Still anybody is able to open rooms without authentication.
What might I have missed?

Regards
Roland

@Roland_Diera Please post a copy of your /etc/prosody/conf.avail/your_domain.cfg.lua for us to see. You may anonymize your actual domain name if you you so desire. But this has worked for me in one attempt so there has to be a configuration issue in your setup that we are somehow missing.

Hello,
I just resolved this issue by updating the jitsi installation and reconfiguring prosody. Now authentication works as designed.
Thanks
(closed for me)

Awesome!! :ok_hand:t5:

That’s just got to be wrong! Way too easy, but it works .

The rooms can be re-entered without authentication even after everyone has left the room. It looks like Step 5 — Locking Conference Creation - only works when you initially create the room. Does anyone have any idea how the keep the room from being used again unless a registered user sets it up again.

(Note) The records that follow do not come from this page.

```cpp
int ceres_fetch_counters(int device, uint64_t out[8], int reset) {
    if (!out) return set_error(CERES_EINVAL, "ceres_fetch_counters: null argument");
#if CERES_COUNTING
    static_assert(dev::kFKinds == 8, "ceres_fetch_counters reports 8 kinds");
    HIP_TRY(hipSetDevice(device));
    HIP_TRY(hipDeviceSynchronize());
    unsigned long long h[dev::kFetchShards][dev::kFKinds];
    HIP_TRY(hipMemcpyFromSymbol(h, HIP_SYMBOL(dev::g_fetch), sizeof h));
    for (int k = 0; k < dev::kFKinds; ++k) {
        out[k] = 0;
        for (int q = 0; q < dev::kFetchShards; ++q) out[k] += h[q][k];
    }
    if (reset) {
        std::memset(h, 0, sizeof h);
        HIP_TRY(hipMemcpyToSymbol(HIP_SYMBOL(dev::g_fetch), h, sizeof h));
// ... 37 lines not shown
```

ceres-raytracer_amd/csrc/scene_internal.hpp:

```cpp
#pragma once
#include <hip/hip_runtime.h>

#include <cstdint>
#include <utility>
#include <vector>

#include "ceres_types.hpp"

using ceres::SiblingPair; using ceres::SiblingPair64; using ceres::Node4; using ceres::Tri48; using ceres::Tri96;
using ceres::Shard;

struct ceres_scene {
    int device = 0;
    uint32_t flags = 0;
    size_t n_tri = 0, n_pairs = 0;
    uint32_t depth = 0, stack_entries = 1, root_leaf_count = 0, root_leaf_first = 0;
    float root_box[6] = {0, 0, 0, 0, 0, 0};
    uint32_t root_box_ok = 0;
    uint32_t shadow_stack_entries = 1;
    uint32_t shadow_stack_first = 1;
    size_t n_nodes4 = 0;
    int debug_stack_width = 0;
    SiblingPair* d_pairs = nullptr;
    Node4* d_nodes4 = nullptr;
// ... 11 lines not shown
            uint32_t w = 0, h = 0;
            std::vector<int32_t> sum;
        };
        std::vector<SubsetBoxes> shapes;
        std::vector<uint32_t> h_curve;
        bool countable = false;
    };
    struct CompactBuf {
        hipStream_t stream = nullptr;
        uint32_t* d = nullptr;
        size_t cap = 0;
        uint64_t used = 0;
        const uint32_t* src = nullptr;
        uint32_t n = 0, host_tiles = 0, tpw = 0, deal = 0, off_result = 0;
        uint32_t entry_off = 0, frames = 0, W = 0, H = 0;
    };
    uint32_t* d_cut = nullptr;
    bool entry_debug = false;
    std::vector<CompactBuf> compact;
    hipStream_t last_fused_stream = nullptr;
    bool last_fused_compacted = false;
    std::vector<TileOrder> orders;
    std::vector<uint32_t*> retired;
    size_t retired_bytes = 0;
    uint64_t order_clock = 0;
    Tri48* d_tris = nullptr;
    uint32_t* d_orig = nullptr;
    float* d_norms = nullptr;
    Shard* d_shards = nullptr;
    bool shards_dirty = true;
// ... 61 lines not shown
```

include/ceres_render.h:

```cpp
#ifndef CERES_RENDER_H
#define CERES_RENDER_H

#include <stddef.h>
#include <stdint.h>

#ifdef __cplusplus
extern "C" {
#endif

typedef enum {
    CERES_OK = 0,
    CERES_EINVAL = -1,
    CERES_EIO = -2,
    CERES_ENOMEM = -3,
    CERES_EHIP = -4,
    CERES_ESTACK = -5,
    CERES_EUNSUPPORTED = -6
} ceres_status;

typedef enum {
    CERES_MODE_FULL = 0,
    CERES_MODE_PRIMARY = 1,
    CERES_MODE_ROBUST = 0x10,
    CERES_MODE_QBVH4 = 0x20,
// ... 178 lines not shown

int ceres_scene_wave_log(ceres_scene* scene, uint64_t* out, size_t max_waves, size_t* n_waves);
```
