+static constexpr int BINV_THREADS = 256;
+static constexpr unsigned BINV_MAX_TILES = 16;
+template <int CHUNK, bool FUSED, class Load, class Store>
+__global__ void __launch_bounds__(BINV_THREADS, 2) batch_inverse_kernel29(Fr* v, size_t n, unsigned tiles, Load load, Store store) {
+    SWM_LIGHT_KERNEL();
+    __shared__ Fr sp[BINV_THREADS], ss[BINV_THREADS];
+    __shared__ Fr s_tot[BINV_MAX_TILES], s_tinv[BINV_MAX_TILES];
+    __shared__ Fr s_inv;
+    constexpr size_t TILE = (size_t)BINV_THREADS * CHUNK;
+    const unsigned tid = threadIdx.x;
+    const size_t base = (size_t)blockIdx.x * tiles * TILE;
+    if (base >= n) return;
+    const size_t tiles_left = (n - base + TILE - 1) / TILE;
+    const unsigned my_tiles = tiles_left < tiles ? (unsigned)tiles_left : tiles;
+    const bool ranged = my_tiles > 1;
+    if (ranged) {
+        for (unsigned j = 0; j < my_tiles; j++) {
+            const size_t lo = base + j * TILE + (size_t)tid * CHUNK;
+            Fr29 acc = fr29_unpack(fp_one<Fr>());
+#pragma unroll 1
+            for (int i = 0; i < CHUNK; i++) {
+                if (lo + i < n) {
+                    Fr x;
+                    if (FUSED) {
+                        x = load(lo + i);
+                        v[lo + i] = x;
+                    } else {
+                        x = v[lo + i];
+                    }
+                    if (!fp_is_zero(x)) acc = fr29_mul_fenced(acc, fr29_unpack(x));
+                }
+            }
+            sp[tid] = fr29_pack(acc);
+            __syncthreads();
+            for (unsigned d = BINV_THREADS / 2; d > 0; d >>= 1) {
+                if (tid < d) sp[tid] = fr29_pack(fr29_mul_fenced(fr29_unpack(sp[tid]), fr29_unpack(sp[tid + d])));
+                __syncthreads();
+            }
+            if (tid == 0) s_tot[j] = sp[0];
+        }
+        __syncthreads();
+        if (tid == 0) {
+            Fr29 all = fr29_unpack(s_tot[0]);
+            for (unsigned j = 1; j < my_tiles; j++) all = fr29_mul_fenced(all, fr29_unpack(s_tot[j]));
+            s_inv = fr_inv_single(fr29_pack(fr29_canonical(all, true)));
+        }
+        __syncthreads();
+        if (tid < my_tiles) {
+            Fr29 ti = fr29_unpack(s_inv);
+            for (unsigned j = 0; j < my_tiles; j++)
+                if (j != tid) ti = fr29_mul_fenced(ti, fr29_unpack(s_tot[j]));
+            s_tinv[tid] = fr29_pack(ti);
+        }
+        __syncthreads();
+    }
+    for (unsigned j = 0; j < my_tiles; j++) {
+        const size_t lo = base + j * TILE + (size_t)tid * CHUNK;
+        const size_t hi = lo + CHUNK < n ? lo + CHUNK : n;
+        if (FUSED && !ranged) {
+#pragma unroll 1
+            for (int i = 0; i < CHUNK; i++)
+                if (lo + i < hi) v[lo + i] = load(lo + i);
+        }
+        Fr pref[CHUNK];
+        Fr29 acc = fr29_unpack(fp_one<Fr>());
+#pragma unroll
+        for (int i = 0; i < CHUNK; i++) {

@seandarcy lol. Indeed right!! Just really unbelievable that its so easy.

My problem resolved after I fixed the issue with www vs no www prefix. It was behaving differently if the www prefix was present so I added code to rewrite url to remove www in virtual server in apache2 config files.

I did exactly all the steps listed above, however, if a guest wants to login to a conference room created by a registered user he still gets a dialog box aksing for a username and password. Is there anything I can do?